Genome-Viz
3300 Term Project for Processing and Visualization of Genomic Data
MergePackage
TSV file data handler operating using argparse command line.
Example
python3 Genome_Viz.py test_data/ test -d MPXVInfected2wks MPXVInfected8wks -b 0 1
Tasks:
- Import and utilize Argparse Module to allow flexibility in file selection.
- Evaluate Program efficiency using tm.time.
- Implement file identification, selection, and sorting function under title: loadData().
- Based on file selection, create and identifier row denote sample status as infected or naive.
- Implement a labeling function, getNames(), to appropriately track and identify files in the final data frame.
- Initialize an empty dictionary to hold concatenated data.
- Trim the dictionary filling function fillDict().
- FillDict() should ignore empty sequence entries and disregard non-data columns while processing data for entry.
- FillDict() should be able to process flawed files with unexpected formating.
- FillDict() should store each sequence in a key relevant to the specific file the sequence was read from.
- FillDict() should return a dictionary of dictionaries upon completion.
- Sprint 1 package should print a running time and completely dictionary of dictionaries.
Tasks:
- For current coherence, single cohort data frames should be recorded and expressed as .csv files.
- For coherence the prototype should notify the user when single cohort files have been processed into a singular dictionary.
- Argparse functionality should be added to determine location and naming of output single cohort data file.
- The .csv should be written to by line, with column headers of filenames serving as the first written row.
- Column specific exposure based labels should be assigned to each header.
- In an effort to prevent overpopulation of irrelevant data, the .csv writer should require a certain amount of samples expressed for a TCR sequence to be recognized.
- As in projected dataframe expression, each row should be declared as an empty list and filled from relevant dictionary entries.
- Relevant columns lacking data dictionary entries for a certain sequence should be represented with 0’s in the row.
- Relevant efficiency and timekeeping functions should be updated to accommodate new workloads.
Sprint 3 Burndown
Tasks: (6 Tasks, 2 Weeks)
- Line separation should be mutable between \t and ,.
- Column specification should be mutable through argparse specification.

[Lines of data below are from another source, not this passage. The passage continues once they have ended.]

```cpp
template <int LPP, int VPL, bool FULL>
__device__ __forceinline__ void chain_light(const tpnet_state& S, const WPlan& P, Chain c, bool valid, int layer,
                                            double lambda, int gl, unsigned long long* dbg) {
    (void)dbg;
    STAMP(5);
    constexpr int W = 4, F = VPL * W, U = (F == 4) ? 8 : 4;
    const int d = S.d, L = S.L;
    const int nvec = d / W;
    if (!valid) { c.cnt = 0; c.target = 0; c.j0 = 0; c.prev_ref = WREF_TABLE; c.g_first = 1.0f; }
    float g0;
    const float* qold = chain_start(S, P, c, layer, g0);
    const bool from_table = (c.prev_ref & WREF_TABLE) != 0;
    const WRec* __restrict__ rec = P.rec;

    for (int c0 = 0; c0 < (FULL ? 1 : nvec); c0 += LPP * VPL) {
        float acc[F], sblk[F], srun[F];
#pragma unroll
        for (int j = 0; j < VPL; ++j) {
            const int vi = c0 + j * LPP + gl;
            ldv_maybe<W, FULL>(qold, vi, valid && vi < nvec, &acc[j * W]);
        }
#pragma unroll
        for (int x = 0; x < F; ++x) { sblk[x] = 0.0f; srun[x] = 0.0f; }
        bool firstblk = false;
        float cur_dec = 1.0f;
        int32_t nx_pv = 0;
        float nx_w = 0.0f, nx_glog = 1.0f, nx_decr = 1.0f;
        uint32_t nx_ref = 0u;
        auto fetch_meta = [&](uint32_t r0) {
            const uint32_t jm = c.j0 + r0 + (uint32_t)gl;
            const bool mine = r0 + (uint32_t)gl < c.cnt;
            const WRecWalk rw = wrec_load_walk(rec, mine ? jm : c.j0);
            const WRecEnds re = wrec_load_ends(rec, mine ? jm : c.j0);
            nx_pv = mine ? rw.partner : 0;
            nx_w = mine ? rw.coef : 0.0f;
            nx_ref = mine ? rw.ref : 0u;
            nx_glog = mine ? rw.g : 1.0f;
            nx_decr = mine ? re.dec : 1.0f;
        };
        fetch_meta(0u);
        for (uint32_t r0 = 0; __any(r0 < c.cnt); r0 += LPP) {
            const int32_t my_pv = nx_pv;
            const float my_w = nx_w;
            const uint32_t my_ref = nx_ref;
            const float my_glog = nx_glog;
            const float my_dec = pow_rep(nx_decr, layer);
            if (__any(r0 + LPP < c.cnt)) fetch_meta(r0 + LPP);
            float my_gp;
            const float* my_row = partner_row(S, P, layer, my_pv, my_ref, my_glog, my_gp);
            const uint32_t n_here = (r0 < c.cnt) ? ((c.cnt - r0 < (uint32_t)LPP) ? c.cnt - r0 : (uint32_t)LPP) : 0u;
            constexpr int US = U / 2;
            float rA[US][F], rB[US][F];
            auto issue = [&](uint32_t k0, float (&r)[US][F]) {
#pragma unroll
                for (int k = 0; k < US; ++k) {
                    const int sl = (int)k0 + k;
                    const bool ok = (uint32_t)sl < n_here;
                    const float* rp = reinterpret_cast<const float*>(__shfl((long long)reinterpret_cast<uintptr_t>(my_row), sl, LPP));
                    if (!ok) rp = S.p0;
#pragma unroll
                    for (int j = 0; j < VPL; ++j) {
                        const int vi = c0 + j * LPP + gl;
                        ldv_maybe<W, FULL>(rp, vi, ok && vi < nvec, &r[k][j * W]);
                    }
                }
            };
            auto consume = [&](uint32_t k0, const float (&r)[US][F]) {
#pragma unroll
                for (int k = 0; k < US; ++k) {
                    const int sl = (int)k0 + k;
                    if ((uint32_t)sl < n_here) {
                        const float w = __shfl(my_w, sl, LPP);
                        const float gp = __shfl(my_gp, sl, LPP);
                        const float dc = __shfl(my_dec, sl, LPP);
                        const uint32_t fl = (uint32_t)__shfl((int)my_ref, sl, LPP);
                        const uint32_t pos = c.j0 + r0 + k0 + (uint32_t)k;
                        const bool bh = (fl & WREF_BLK_HEAD) != 0;
#pragma unroll
                        for (int x = 0; x < F; ++x) {
                            const float m = (r[k][x] * gp) * w;
// ... 651 lines not shown
        BEND();
        return;
    }
    const WinDesc wd = P.wdesc[w];
    unsigned long long* dbg = (st.dbg_layer == layer) ? P.base.dbg : nullptr;
    (void)dbg;
    if (sidx < L) {
#ifdef TPNET_DEV
        if (st.dbg_skip & 1) return;
#endif
        const Chain* __restrict__ heavy = P.chains + wd.start;
        const uint32_t units = hub_chains(st, wd) * (uint32_t)st.CP;
        for (uint32_t h = rb; h < units; h += nblk)
            chain_heavy<LPH>(S, P, heavy[h / (uint32_t)st.CP], (int)(h % (uint32_t)st.CP), layer, lambda,
                             (uint32_t)(w * P.K), lds_u, dbg);
        BEND();
        return;
    }
    if (sidx < SL) {
        if constexpr (FULL) {
            const uint32_t n_hub = hub_chains(st, wd);
            const uint32_t n_big = big_chains(st, wd, n_hub);
            const Chain* __restrict__ list = P.chains + wd.start;
            for (uint32_t m = n_hub + rb; m < n_big; m += nblk) chain_medium<LPP, VPL, LWORDS>(S, P, list[m], layer, lds_u);
        }
        BEND();
        return;
    }
#ifdef TPNET_DEV
    if (st.dbg_skip & 2) return;
#endif
    const uint32_t n_hub = big_chains(st, wd, hub_chains(st, wd));
    const Chain* __restrict__ small = P.chains + wd.start + n_hub;
    const int64_t n_small = (int64_t)wd.n_chains - (int64_t)n_hub;
    for (int64_t base = (int64_t)rb * GPB; base < n_small; base += (int64_t)nblk * GPB) {
        const int64_t idx = base + g;
        const bool valid = idx < n_small;
        const Chain c = small[valid ? idx : 0];
        chain_light<LPP, VPL, FULL>(S, P, c, valid, layer, lambda, gl, dbg);
    }
    BEND();
}

static constexpr int WBS = 256;
__global__ __launch_bounds__(WB) void k_wwriteback(tpnet_state S, WPlan P, int64_t nc, uint32_t bid) {
    const int per = S.L * S.d;
    NodeMeta* meta = reinterpret_cast<NodeMeta*>(S.meta);
    __shared__ uint32_t n_list;
    __shared__ uint32_t l_pos[WBS];
    __shared__ int32_t l_node[WBS];
    __shared__ int32_t l_copy[WBS];
    for (int64_t j0 = (int64_t)blockIdx.x * WBS; j0 < nc; j0 += (int64_t)gridDim.x * WBS) {
        __syncthreads();
        if (threadIdx.x == 0) n_list = 0;
        __syncthreads();
        const int64_t j = j0 + threadIdx.x;
        if (threadIdx.x < WBS && j < nc && (wrec_load_walk(P.rec, (size_t)j).ref & WREF_LAST_RUN)) {
            const int32_t u = wrec_load_ends(P.rec, (size_t)j).target;
            const int c = (int)(meta[u].ver & 1u);
            const uint32_t k = atomicAdd(&n_list, 1u);
            l_pos[k] = (uint32_t)j;
            l_node[k] = u;
            l_copy[k] = c;
        }
        __syncthreads();
        const uint32_t n = n_list;
        if ((per & 3) == 0) {
            const uint32_t pv = (uint32_t)per / 4;
            const uint32_t tot = n * pv;
            for (uint32_t x0 = threadIdx.x; x0 < tot; x0 += 4 * WB) {
                const uint32_t xa = x0, xb = x0 + WB, xc = x0 + 2 * WB, xd = x0 + 3 * WB;
                const uint32_t ka = xa / pv, kb = (xb < tot ? xb : xa) / pv, kc = (xc < tot ? xc : xa) / pv, kd = (xd < tot ? xd : xa) / pv;
// ... 138 lines not shown
```

Baseline: 365.4 million edges/s.

## Process short chains with narrower 16-lane groups in a single-pass light path

Adds an n_wide count per window, so chains whose size class falls below a threshold (up to 8 or 16 records) are split off from the wide light path. Those short chains are processed by 16-lane groups with VPL=2 and a single-iteration loop that skips the prefetch of further metadata. More chains fit per workgroup and fewer lanes idle on short chains. This adds a new WinDesc field, threshold logic tied to K and the heavy threshold, and a template variant gated on RS.

After: 381.6 million edges/s (median of 6 runs). +4.4%, better.

```diff
diff --git a/tpnet_amd/csrc/plan.hip b/tpnet_amd/csrc/plan.hip
--- a/tpnet_amd/csrc/plan.hip
+++ b/tpnet_amd/csrc/plan.hip
@@ -662,6 +662,13 @@
     return (uint32_t)(t < 16 ? 16 : (t > 96 ? 96 : t));
 }
 
+uint32_t wplan_narrow_from(uint32_t thr, int K) {
+    static const int mode = TPNET_DEV_INT(WIN_NARROW, -1);
+    if (mode == 0 || mode > 2) return 8u;
+    const bool upto7 = mode < 0 ? K >= 14 : mode == 1;
+    return (uint32_t)wchain_short_from(thr, upto7 ? 3 : 2);
+}
+
 int64_t wplan_max_chunk_edges(int64_t batch, int d, int L) {
     static const char* env = TPNET_DEV_STR(WIN_CHUNK_MB);
     const int64_t log_cap = (env ? (int64_t)atoi(env) : 16384) << 20;
@@ -973,7 +980,8 @@
                 const int64_t m = lb(((uint32_t)w << 8) | (255u - (WIN_MED_MIN - 1u)));
                 D.n_med = (uint32_t)((m > h ? m : h) - a);
             }
-            D.pad1 = D.pad2 = 0;
+            D.n_wide = D.n_chains;
+            D.pad2 = 0;
             p.wdesc[w] = D;
         }
         return;
diff --git a/tpnet_amd/csrc/tpnet_common.h b/tpnet_amd/csrc/tpnet_common.h
--- a/tpnet_amd/csrc/tpnet_common.h
+++ b/tpnet_amd/csrc/tpnet_common.h
@@ -259,6 +259,11 @@
     return 1 + (dl > 6 ? 6 : (dl < 0 ? 0 : dl));
 }
 
+__host__ __device__ inline int wchain_short_from(uint32_t thr, int bits) {
+    const int k = (32 - __builtin_clz(thr | 1u)) - bits + 1;
+    return k < 1 ? 1 : (k > 7 ? 8 : k);
+}
+
 struct WinDesc {
     uint32_t start;
     uint32_t n_heavy;
@@ -266,8 +271,10 @@
     uint32_t n_ext;
     uint32_t n_ext1;
     uint32_t n_med;
-    uint32_t pad1, pad2;
-};
+    uint32_t n_wide;
+    uint32_t pad2;
+};
+static_assert(sizeof(WinDesc) == 32, "WinDesc must be 32 bytes");
 
 struct Chain {
     uint32_t j0;
@@ -362,6 +369,7 @@
 };
 WPlanner choose_wplanner(const tpnet_state& st, const WPlan* p, int64_t Ec, int64_t batch, int K, uint32_t flags);
 uint32_t wplan_heavy_threshold(int K, int64_t batch, int d);
+uint32_t wplan_narrow_from(uint32_t thr, int K);
 bool wplan_medium_chains(int d);
 int launch_wstep(const tpnet_state& st, const StreamArgs& a, const WPlan& p, int64_t j, int64_t Ec, int64_t batch,
                  double lambda, uint32_t flags, hipStream_t s);
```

- Filetype should be mutable through argparse specification.
- Institute filtering of relevant data for classification.
- Mutable line separation variable is employed on a line by line basis when processing data.
- Dataset specification will allow for multiple datasets to be joined from a single directory specified in the command line.
Sprint 4 Burndown
Tasks: (9 Tasks, 2 Weeks)
- Cohort data frames should be processed and interpreted as floats.
- Cohort representations should be created through concatenation of all labeled files.
- The joining of this genomic data should be done by averaging sequence expression over the cohort.
- For each shared sequence between the two cohorts I want to calculate a percentage deviation.
- To avoid skewed data the percentage deviation should be normalized between 0 and 100%/
- The mean of these normalized percentages will be displayed as the overall deviation between cohorts.
- These normalized percentages should be appended to the dataframe.
- The sequences with the largest deviations should be presented as high-impact characteristic sequences.
- The program should display the 50 highest impact sequences and their mean representation in each cohort.
Sprint 5 Burndown
Tasks: (12 Tasks, 1 Week)
- The program needs to import dash and dash_bio for their visualization capabilities.
- The program should have an html template and dash app for server creation.
- The dash app object should be created with coherent text and color.
- The visualization process should receive the data of the 50 highest impact sequences, sorted by cohort deviation.
- The cohorts should be visualized side by side in a clustergram to properly visualize differences.
- The clustergram colors should be distinct and conductive towards differentiation.
- The clustergram should identify possible clusters and recurrent behavior.
- Cohort columns should be labelled appropriately.
- Rows should be identified by sequence.
- The graph should be fitted to the screen while being large enough to distinguish individual rows.
- The graph should be added to the template in the app object.
- The server should be run without debugging to maintain an interactive single-run visualization.